**WHAT TO PRODUCE**
The word "kind" may appear in lines of the data below. Say how many lines hold it, giving only the number.

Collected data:
····················

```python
def _yview(y, shape):
    return _v16(y, shape) if isinstance(y, ops.Act16) else y.view(shape)
# ... 23 lines not shown
class ResNeXtFunction(torch.autograd.Function):

    @staticmethod
    def forward(ctx, net, x, *params):
        prec = net.prec
        train = net.training
        need_grad = any(ctx.needs_input_grad[2:])
        if ctx.needs_input_grad[1]:
            raise RuntimeError('the HIP encoder does not differentiate with respect to its input frames (detach them)')
        par = dict(zip(net._hip_param_names, params))
        packs = net._hip_packs(par, need_grad)
        bn_eval = None if train else net._hip_eval_affines(par)
        counters = []

        def bn(y, name, st=None):
            if not train:
                return bn_eval[name]
            return bn_state(y, st, par[name + '.weight'].detach(), par[name + '.bias'].detach(), net._hip_bn[name], counters)

        n, _, hin, win = x.shape
        x = x.detach().contiguous()
        if x.dtype not in (torch.float32, torch.float64):
            x = x.float()
        cols = ops.im2col_planes(x, 7, 2, 3, prec)
        h0, w0 = cols.hi.shape[1], cols.hi.shape[2]
        y0, cs = _conv1x1(cols, packs['conv1.weight'][0], prec, stats=True)
        y0 = y0.view(n, h0, w0, 64)
        st0 = bn(y0, 'bn1', cs)
        bprecs = net.block_precs()
        lprecs = net.layer_precs()
        out, out16, idx = ops.bn_relu_maxpool(y0, st0.scale, st0.shift, lprecs[(net._hip_blocks[0][0], 'conv1')], want_idx=need_grad)
        saved_blocks = []
        base_prec = prec
        nblk = len(net._hip_blocks)

        def next_prec(b):
            return lprecs[(net._hip_blocks[b + 1][0], 'conv1')] if b + 1 < nblk else bprecs[b]
        planes_res = [RES16 and MASK16 and not blk[5] and lprecs[(blk[0], 'conv1')] in (PREC_BF16, PREC_BF16X3) and next_prec(b) == lprecs[(blk[0], 'conv1')]
                      for b, blk in enumerate(net._hip_blocks)]
        for bi, (bname, cin, width, cout, stride, down) in enumerate(net._hip_blocks):
            prec = bprecs[bi]
            p1, p2, p3 = lprecs[(bname, 'conv1')], lprecs[(bname, 'conv2')], lprecs[(bname, 'conv3')]
            nprec = lprecs[(net._hip_blocks[bi + 1][0], 'conv1')] if bi + 1 < len(bprecs) else prec
            y16 = Y16 and p1 == p2 == p3 == PREC_F16
            assert not (y16 and nprec != PREC_F16), 'an fp16 block must be followed by fp16 blocks (lp_bn_add_act16 writes fp16 planes)'
            xin, xin16 = out, out16
            _, h, w, _ = xin16.hi.shape
            y1, cs = _conv1x1(xin16, packs[bname + '.conv1.weight'][0], p1, stats=True, y16=y16)
            y1 = _yview(y1, (n, h, w, width))
            st1 = bn(y1, bname + '.bn1', cs)
# ... 18 lines not shown
                yd, cs = _conv1x1(xd16, packs[bname + '.downsample.0.weight'][0], p1, stats=True)
                yd = yd.view(n, ho, wo, cout)
                std = bn(yd, bname + '.downsample.1', cs)
                need_f32 = bi + 1 >= nblk or not (net._hip_blocks[bi + 1][5] or planes_res[bi + 1])
                out, out16 = ops.bn_add_act(y3, st3.scale, st3.shift, yd, std.scale, std.shift, relu=True, prec=nprec, want_out=need_f32 or not MASK16)
            elif planes_res[bi]:
                need_f32 = bi + 1 >= nblk or not (net._hip_blocks[bi + 1][5] or planes_res[bi + 1])
                out, out16 = ops.bn_add_act(y3, st3.scale, st3.shift, xin16, relu=True, prec=nprec, want_out=need_f32)
            else:
                out, out16 = ops.bn_add_act(y3, st3.scale, st3.shift, xin, relu=True, prec=nprec)
            if need_grad:
                saved_blocks.append((xin16, y1, st1, a1, y2, st2, a2, y3, st3, xd16, yd, std, out16 if MASK16 else (out16 if y16 else out), (h, w, ho, wo), (p1, p2, p3)))
        prec = base_prec
        _, hl, wl, cl = out.shape
        pooled = ops.spatial_mean(out)
        fh, fw = ops.flat_hw(n)
        p16 = ops.act_pack(pooled.view(1, fh, fw, cl), pro=0, prec=prec)
        logits = ops.conv16(p16, packs['fc.weight'][0], ksize=1, bias=par['fc.bias'].detach().contiguous(), prec=prec).view(n, -1)
        if counters:
            torch._foreach_add_(counters, 1)
        if need_grad:
            ctx.params = params
            ctx.net, ctx.par, ctx.packs, ctx.train = net, par, packs, train
            ctx.stem = (cols, y0, st0, idx, (h0, w0))
            ctx.blocks = saved_blocks
            ctx.head = (p16, (hl, wl, cl), (fh, fw))
            ctx.n = n
        return logits

    @staticmethod
    def backward(ctx, d_logits):
        if ctx.blocks is None:
            raise RuntimeError('backward through the HIP encoder a second time: its saved activations were released by the first pass (retain_graph is not supported)')
        net, par, packs, train = ctx.net, ctx.par, ctx.packs, ctx.train
        prec = net.prec
        frozen = not train
        n = ctx.n
        grads = {}

        def bn_bwd(dA, y, st, name, prec=None, **kw):
            prec = net.prec if prec is None else prec
            d16, dg, db, g = ops.bn_bwd16(dA, y, par[name + '.weight'].detach(), st.mean, st.rstd, st.scale, st.shift, prec=prec, frozen=frozen, **kw)
            grads[name + '.weight'], grads[name + '.bias'] = dg, db
            return d16, g

        wside = _side_ok(d_logits)
        keep = []
# ... 18 lines not shown
            wgrad(bname + '.conv3.weight', lambda a, d, k=bname + '.conv3.weight', p=p3: _wgrad1x1(a, d, p).view(par[k].shape), a2, d16)
            dA2 = _conv1x1(d16, packs[bname + '.conv3.weight'][1], p3).view(n, ho, wo, width)
            d16, _ = bn_bwd(dA2, y2, st2, bname + '.bn2', p2)
            if stride == 2:
                d16 = ops.zero_stuff2_16(d16, h, w)
            cg = par[bname + '.conv2.weight'].shape[1]
            wgrad(bname + '.conv2.weight', lambda a, d, cg=cg, p=p2: ops.gconv_wgrad16(a, d, cg, prec=p), a1, d16)
            dA1 = ops.gconv16(d16, packs[bname + '.conv2.weight'][1], prec=p2)
            d16, _ = bn_bwd(dA1, y1, st1, bname + '.bn1', p1)
            wgrad(bname + '.conv1.weight', lambda a, d, k=bname + '.conv1.weight', p=p1: _wgrad1x1(a, d, p).view(par[k].shape), xin16, d16)
            if down:
                dd16, _ = bn_bwd(d_out, yd, std, bname + '.downsample.1', p1, mask_mode=2, mask_src=out)
                wgrad(bname + '.downsample.0.weight', lambda a, d, k=bname + '.downsample.0.weight', p=p1: _wgrad1x1(a, d, p).view(par[k].shape), xd16, dd16)
                d_xd = _conv1x1(dd16, packs[bname + '.downsample.0.weight'][1], p1)
                if stride == 2:
                    d_xin = _conv1x1(d16, packs[bname + '.conv1.weight'][1], p1).view(n, h, w, cin)
                    ops.add_strided2(d_xin, d_xd.view(n, ho, wo, cin))
                else:
                    d_xin = _conv1x1(d16, packs[bname + '.conv1.weight'][1], p1, res=d_xd).view(n, h, w, cin)
            else:
                d_xin = _conv1x1(d16, packs[bname + '.conv1.weight'][1], p1, res=g).view(n, h, w, cin)
            d_out = d_xin
        prec = net.prec
        cols, y0, st0, idx, (h0, w0) = ctx.stem
        dA0 = ops.maxpool_bwd(d_out, idx, h0, w0)
        d16, _ = bn_bwd(dA0, y0, st0, 'bn1')
        wgrad('conv1.weight', lambda a, d: _wgrad1x1(a, d, prec).view(par['conv1.weight'].shape), cols, d16)
        if wside:
            torch.cuda.current_stream(d_logits.device).wait_stream(_streams.side_stream(d_logits.device, 4))
        keep.clear()
        ctx.blocks = ctx.stem = ctx.head = None
        from latent_pose_reenactment_amd.nn import fused_accumulate
        return (None, None) + tuple(fused_accumulate(ctx.params, [grads.get(k) for k in net._hip_param_names]))
```

latent_pose_reenactment_amd/hipops.py:

```python
import os
from typing import NamedTuple, Optional, Tuple

import torch

from . import _lib
from ._lib import PREC_BF16, PREC_BF16X3, PREC_F16, check
from .dataloaders.synthetic_voxceleb2_stickmen import PARTS

Tensor = torch.Tensor


def _stream():
    return torch.cuda.current_stream().cuda_stream


PROFILE = None


class _Timed:
    def __init__(self, kind, flops, tag=None, nbytes=0.0, mm=1):
        self.mm = mm
        self.rw = tuple(nbytes) if isinstance(nbytes, tuple) else None
        self.kind, self.flops, self.tag, self.nbytes = kind, flops, tag, (sum(nbytes) if isinstance(nbytes, tuple) else nbytes)

# ... 360 lines not shown
    ws = torch.empty(_lib.lib().lp_stem8_wgrad_workspace_bytes(n, h, cout, ksize) // 4, dtype=torch.float32, device=dy.device)
    dw = torch.empty((cout, cin, ksize, ksize), dtype=torch.float32, device=dy.device)
    db = torch.empty(cout, dtype=torch.float32, device=dy.device) if bias_grad else None
    (a, keep_a), (b, keep_b) = _src4(xa, 'xa'), _src4(xb, 'xb')
    with _Timed('wgrad_thin', 2.0 * n * h * w * cout * cin * ksize * ksize, (n, h, w, cin, cout, ksize, 0, 0), (n * h * w * (cout + cin) * 4, dw.numel() * 4)):
        check(_lib.lib().lp_stem8_wgrad(*a, *b, _c_int32(cmap), dy.data_ptr(), dw.data_ptr(), _p(db), ws.data_ptr(), n, h, w, cin, cout, ksize,
                                        _stream()), 'lp_stem8_wgrad')
    dw = _sn_finish(dw, sn, accum)
    return (dw, db) if bias_grad else dw
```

····················

**EXERCISE SOLUTION**
2